*** Source material

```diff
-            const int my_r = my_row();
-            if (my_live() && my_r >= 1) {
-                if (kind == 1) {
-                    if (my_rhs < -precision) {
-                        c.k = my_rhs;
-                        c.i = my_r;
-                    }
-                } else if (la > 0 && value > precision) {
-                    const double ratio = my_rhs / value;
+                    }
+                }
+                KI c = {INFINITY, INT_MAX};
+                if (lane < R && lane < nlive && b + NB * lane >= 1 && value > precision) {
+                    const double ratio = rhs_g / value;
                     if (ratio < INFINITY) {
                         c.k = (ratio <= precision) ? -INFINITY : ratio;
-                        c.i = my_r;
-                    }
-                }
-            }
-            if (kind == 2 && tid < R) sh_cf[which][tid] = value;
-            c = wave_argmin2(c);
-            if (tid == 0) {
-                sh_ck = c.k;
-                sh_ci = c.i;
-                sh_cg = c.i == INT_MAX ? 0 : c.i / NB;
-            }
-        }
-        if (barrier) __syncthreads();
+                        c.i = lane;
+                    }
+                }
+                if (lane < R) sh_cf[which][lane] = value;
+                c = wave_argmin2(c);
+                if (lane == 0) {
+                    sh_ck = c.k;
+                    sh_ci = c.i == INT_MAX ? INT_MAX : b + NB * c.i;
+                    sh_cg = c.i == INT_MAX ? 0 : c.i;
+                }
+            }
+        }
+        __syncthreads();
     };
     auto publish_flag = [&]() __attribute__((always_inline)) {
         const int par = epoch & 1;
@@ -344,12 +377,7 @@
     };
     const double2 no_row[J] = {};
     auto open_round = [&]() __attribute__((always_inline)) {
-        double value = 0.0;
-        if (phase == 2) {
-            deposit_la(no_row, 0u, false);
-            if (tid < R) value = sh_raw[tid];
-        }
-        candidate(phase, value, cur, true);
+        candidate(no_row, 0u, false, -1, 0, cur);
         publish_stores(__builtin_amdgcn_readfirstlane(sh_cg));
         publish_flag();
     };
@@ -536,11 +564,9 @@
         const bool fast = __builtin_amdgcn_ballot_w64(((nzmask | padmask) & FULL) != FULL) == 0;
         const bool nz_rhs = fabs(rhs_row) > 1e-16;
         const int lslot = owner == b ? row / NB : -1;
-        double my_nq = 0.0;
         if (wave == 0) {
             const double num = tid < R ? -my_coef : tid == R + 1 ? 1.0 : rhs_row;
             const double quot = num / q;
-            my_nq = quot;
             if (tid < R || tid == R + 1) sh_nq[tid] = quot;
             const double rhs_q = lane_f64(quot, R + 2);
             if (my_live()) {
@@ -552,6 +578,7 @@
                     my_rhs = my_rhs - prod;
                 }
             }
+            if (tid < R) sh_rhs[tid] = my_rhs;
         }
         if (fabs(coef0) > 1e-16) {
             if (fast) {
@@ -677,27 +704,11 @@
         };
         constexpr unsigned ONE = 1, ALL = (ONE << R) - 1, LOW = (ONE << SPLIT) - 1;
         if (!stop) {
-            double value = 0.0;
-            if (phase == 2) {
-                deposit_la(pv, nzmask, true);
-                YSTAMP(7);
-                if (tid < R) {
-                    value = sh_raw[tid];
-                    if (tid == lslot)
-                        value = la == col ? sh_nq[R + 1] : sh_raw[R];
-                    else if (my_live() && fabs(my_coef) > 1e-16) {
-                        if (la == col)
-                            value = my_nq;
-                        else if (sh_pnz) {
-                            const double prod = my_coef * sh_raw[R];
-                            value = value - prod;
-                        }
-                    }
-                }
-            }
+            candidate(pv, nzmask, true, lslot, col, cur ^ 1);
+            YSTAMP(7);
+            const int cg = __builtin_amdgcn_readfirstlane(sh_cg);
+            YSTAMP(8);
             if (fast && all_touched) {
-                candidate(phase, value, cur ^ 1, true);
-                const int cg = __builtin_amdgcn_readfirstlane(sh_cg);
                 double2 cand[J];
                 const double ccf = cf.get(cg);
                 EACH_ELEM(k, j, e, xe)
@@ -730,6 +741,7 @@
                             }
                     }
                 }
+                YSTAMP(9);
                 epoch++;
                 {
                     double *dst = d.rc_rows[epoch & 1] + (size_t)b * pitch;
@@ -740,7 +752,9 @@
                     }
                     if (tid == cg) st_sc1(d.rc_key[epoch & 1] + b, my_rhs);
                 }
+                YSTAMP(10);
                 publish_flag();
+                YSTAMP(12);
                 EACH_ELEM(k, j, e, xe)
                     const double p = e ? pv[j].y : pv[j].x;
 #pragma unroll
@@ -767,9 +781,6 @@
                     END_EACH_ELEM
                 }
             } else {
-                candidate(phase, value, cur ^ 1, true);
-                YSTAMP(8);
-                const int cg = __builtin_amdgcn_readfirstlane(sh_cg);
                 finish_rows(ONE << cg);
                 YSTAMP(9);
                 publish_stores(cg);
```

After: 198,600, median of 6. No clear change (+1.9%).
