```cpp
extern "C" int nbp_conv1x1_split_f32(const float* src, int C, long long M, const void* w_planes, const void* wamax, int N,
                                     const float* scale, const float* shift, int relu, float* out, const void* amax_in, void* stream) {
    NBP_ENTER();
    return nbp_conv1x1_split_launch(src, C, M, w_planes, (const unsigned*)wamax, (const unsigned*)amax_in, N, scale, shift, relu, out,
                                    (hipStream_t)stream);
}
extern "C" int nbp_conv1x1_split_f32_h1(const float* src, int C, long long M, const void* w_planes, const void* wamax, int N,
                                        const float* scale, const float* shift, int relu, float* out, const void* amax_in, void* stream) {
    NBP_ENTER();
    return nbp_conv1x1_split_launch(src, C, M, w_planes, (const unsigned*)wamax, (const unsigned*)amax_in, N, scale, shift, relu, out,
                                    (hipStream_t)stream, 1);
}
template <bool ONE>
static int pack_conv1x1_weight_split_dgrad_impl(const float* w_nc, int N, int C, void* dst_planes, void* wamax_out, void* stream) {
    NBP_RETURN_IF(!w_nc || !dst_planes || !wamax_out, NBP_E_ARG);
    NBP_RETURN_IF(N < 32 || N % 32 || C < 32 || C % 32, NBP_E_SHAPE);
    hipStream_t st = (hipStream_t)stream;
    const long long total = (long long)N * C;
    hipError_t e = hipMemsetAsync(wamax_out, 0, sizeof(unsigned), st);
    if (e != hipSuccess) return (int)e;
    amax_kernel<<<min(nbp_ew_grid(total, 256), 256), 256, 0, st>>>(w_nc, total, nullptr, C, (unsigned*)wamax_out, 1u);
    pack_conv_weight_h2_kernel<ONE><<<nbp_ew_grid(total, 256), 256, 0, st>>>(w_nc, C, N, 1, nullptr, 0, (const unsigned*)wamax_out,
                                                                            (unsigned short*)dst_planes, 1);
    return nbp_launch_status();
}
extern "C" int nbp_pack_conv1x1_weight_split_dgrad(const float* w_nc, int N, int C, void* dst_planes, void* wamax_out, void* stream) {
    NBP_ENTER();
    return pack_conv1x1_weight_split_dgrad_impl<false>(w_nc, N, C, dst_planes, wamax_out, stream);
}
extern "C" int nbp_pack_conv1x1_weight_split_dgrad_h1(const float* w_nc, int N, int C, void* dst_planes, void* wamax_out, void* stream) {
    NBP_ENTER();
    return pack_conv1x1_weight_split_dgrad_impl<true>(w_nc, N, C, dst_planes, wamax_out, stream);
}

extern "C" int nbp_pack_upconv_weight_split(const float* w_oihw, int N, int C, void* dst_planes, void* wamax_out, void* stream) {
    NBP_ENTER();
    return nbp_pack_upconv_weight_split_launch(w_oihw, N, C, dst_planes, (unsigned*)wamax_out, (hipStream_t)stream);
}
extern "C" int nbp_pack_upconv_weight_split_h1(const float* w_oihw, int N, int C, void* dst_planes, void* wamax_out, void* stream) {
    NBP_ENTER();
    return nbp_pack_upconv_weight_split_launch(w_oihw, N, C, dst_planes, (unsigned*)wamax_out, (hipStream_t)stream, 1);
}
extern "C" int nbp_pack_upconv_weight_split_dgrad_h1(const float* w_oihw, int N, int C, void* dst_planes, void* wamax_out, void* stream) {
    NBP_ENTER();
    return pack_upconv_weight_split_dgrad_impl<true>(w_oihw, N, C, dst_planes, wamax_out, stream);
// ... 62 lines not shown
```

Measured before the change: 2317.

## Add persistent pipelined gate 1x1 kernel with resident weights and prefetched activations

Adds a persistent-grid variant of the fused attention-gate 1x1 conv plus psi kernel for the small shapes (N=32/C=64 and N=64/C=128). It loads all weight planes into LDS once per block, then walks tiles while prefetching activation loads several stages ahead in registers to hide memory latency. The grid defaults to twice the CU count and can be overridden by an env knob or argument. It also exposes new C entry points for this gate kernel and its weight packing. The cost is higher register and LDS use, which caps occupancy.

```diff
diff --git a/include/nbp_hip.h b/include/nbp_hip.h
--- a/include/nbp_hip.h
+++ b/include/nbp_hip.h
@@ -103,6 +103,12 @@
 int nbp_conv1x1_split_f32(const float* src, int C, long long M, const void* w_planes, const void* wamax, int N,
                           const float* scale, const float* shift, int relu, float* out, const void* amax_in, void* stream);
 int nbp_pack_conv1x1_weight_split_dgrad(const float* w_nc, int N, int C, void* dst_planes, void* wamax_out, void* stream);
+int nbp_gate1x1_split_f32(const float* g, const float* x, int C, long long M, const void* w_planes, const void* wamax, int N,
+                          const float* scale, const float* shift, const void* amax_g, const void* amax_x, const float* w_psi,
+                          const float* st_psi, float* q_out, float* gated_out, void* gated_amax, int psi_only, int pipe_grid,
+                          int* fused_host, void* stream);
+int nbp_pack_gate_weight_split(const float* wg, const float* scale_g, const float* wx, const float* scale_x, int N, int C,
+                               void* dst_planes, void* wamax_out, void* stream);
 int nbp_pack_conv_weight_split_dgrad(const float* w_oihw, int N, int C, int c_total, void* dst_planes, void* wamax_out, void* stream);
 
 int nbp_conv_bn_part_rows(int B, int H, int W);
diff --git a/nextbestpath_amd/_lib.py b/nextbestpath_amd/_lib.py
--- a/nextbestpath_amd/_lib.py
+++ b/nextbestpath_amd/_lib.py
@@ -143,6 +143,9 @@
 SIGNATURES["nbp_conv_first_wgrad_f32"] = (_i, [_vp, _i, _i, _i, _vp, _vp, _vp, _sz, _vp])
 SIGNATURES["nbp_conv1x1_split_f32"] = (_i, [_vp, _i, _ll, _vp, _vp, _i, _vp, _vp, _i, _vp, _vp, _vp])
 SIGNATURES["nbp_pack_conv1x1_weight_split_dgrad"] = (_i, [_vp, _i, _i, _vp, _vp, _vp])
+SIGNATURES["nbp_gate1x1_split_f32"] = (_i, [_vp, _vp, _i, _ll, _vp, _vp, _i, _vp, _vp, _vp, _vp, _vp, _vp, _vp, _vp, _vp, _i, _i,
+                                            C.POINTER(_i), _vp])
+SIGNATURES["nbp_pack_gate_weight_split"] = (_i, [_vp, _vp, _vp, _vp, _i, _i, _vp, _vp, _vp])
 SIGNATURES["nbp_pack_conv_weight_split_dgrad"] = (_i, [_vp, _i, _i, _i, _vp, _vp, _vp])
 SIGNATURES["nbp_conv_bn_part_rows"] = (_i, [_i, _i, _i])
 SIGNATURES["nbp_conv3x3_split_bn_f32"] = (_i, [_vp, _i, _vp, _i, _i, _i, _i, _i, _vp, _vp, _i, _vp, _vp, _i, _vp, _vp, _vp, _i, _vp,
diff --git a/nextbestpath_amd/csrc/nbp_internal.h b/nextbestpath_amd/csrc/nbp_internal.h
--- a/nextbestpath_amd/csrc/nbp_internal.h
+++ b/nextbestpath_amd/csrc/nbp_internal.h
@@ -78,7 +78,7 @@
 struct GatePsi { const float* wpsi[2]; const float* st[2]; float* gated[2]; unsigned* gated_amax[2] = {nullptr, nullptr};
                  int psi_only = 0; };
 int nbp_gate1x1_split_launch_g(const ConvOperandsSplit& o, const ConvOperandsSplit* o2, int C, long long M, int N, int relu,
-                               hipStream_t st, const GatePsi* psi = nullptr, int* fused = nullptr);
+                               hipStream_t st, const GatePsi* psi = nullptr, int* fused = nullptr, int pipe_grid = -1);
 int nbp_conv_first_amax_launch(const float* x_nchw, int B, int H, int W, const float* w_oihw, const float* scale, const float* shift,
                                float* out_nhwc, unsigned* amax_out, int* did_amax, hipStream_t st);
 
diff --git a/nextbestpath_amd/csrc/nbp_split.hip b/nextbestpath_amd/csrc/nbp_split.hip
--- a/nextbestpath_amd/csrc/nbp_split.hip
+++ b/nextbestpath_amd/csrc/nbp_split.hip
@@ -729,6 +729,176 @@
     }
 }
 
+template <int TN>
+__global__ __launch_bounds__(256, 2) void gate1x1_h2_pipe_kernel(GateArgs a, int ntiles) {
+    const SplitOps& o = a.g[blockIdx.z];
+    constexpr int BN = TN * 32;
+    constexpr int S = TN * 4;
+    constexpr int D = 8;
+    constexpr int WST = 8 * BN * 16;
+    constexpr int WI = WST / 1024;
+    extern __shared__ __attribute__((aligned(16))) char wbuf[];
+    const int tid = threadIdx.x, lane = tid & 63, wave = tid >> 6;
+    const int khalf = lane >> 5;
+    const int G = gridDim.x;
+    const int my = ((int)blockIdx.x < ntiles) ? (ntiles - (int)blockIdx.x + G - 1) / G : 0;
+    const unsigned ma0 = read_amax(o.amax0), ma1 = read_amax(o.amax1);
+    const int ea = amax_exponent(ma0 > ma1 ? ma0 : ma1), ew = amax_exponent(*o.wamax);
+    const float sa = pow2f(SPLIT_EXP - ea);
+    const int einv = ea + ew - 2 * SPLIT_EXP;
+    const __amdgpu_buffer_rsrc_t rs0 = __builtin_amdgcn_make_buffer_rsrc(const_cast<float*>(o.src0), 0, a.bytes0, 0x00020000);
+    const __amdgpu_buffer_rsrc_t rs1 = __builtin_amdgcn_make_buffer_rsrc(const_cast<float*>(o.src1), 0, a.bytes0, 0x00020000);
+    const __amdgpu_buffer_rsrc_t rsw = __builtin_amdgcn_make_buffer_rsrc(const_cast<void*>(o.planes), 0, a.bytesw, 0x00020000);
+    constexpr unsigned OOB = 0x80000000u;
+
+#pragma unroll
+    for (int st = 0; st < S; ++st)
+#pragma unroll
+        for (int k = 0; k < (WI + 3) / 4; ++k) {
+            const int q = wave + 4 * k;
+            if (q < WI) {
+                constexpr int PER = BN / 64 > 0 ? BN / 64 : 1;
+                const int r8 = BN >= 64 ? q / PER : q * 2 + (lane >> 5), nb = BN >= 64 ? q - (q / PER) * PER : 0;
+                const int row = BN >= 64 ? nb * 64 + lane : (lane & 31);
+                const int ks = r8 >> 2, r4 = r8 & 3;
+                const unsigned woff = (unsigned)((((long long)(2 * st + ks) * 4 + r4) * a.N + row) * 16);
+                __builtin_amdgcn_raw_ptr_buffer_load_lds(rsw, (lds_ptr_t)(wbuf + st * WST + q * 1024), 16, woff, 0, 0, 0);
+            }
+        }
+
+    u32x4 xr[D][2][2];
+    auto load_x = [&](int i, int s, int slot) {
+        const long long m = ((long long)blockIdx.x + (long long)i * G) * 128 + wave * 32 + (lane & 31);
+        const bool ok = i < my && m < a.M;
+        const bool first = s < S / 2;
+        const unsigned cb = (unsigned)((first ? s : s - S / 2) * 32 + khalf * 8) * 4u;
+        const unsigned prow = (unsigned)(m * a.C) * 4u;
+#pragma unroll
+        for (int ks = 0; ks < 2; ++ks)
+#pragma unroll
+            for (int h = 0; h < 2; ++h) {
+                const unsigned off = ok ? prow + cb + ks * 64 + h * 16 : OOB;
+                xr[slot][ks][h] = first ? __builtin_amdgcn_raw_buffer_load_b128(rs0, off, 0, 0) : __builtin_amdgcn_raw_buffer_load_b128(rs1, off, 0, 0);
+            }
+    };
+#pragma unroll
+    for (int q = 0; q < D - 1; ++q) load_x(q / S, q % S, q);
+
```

******

Task goal:
Each line above that includes "csrc" should be shown.

Response:
diff --git a/nextbestpath_amd/csrc/nbp_internal.h b/nextbestpath_amd/csrc/nbp_internal.h
--- a/nextbestpath_amd/csrc/nbp_internal.h
+++ b/nextbestpath_amd/csrc/nbp_internal.h
diff --git a/nextbestpath_amd/csrc/nbp_split.hip b/nextbestpath_amd/csrc/nbp_split.hip
--- a/nextbestpath_amd/csrc/nbp_split.hip
+++ b/nextbestpath_amd/csrc/nbp_split.hip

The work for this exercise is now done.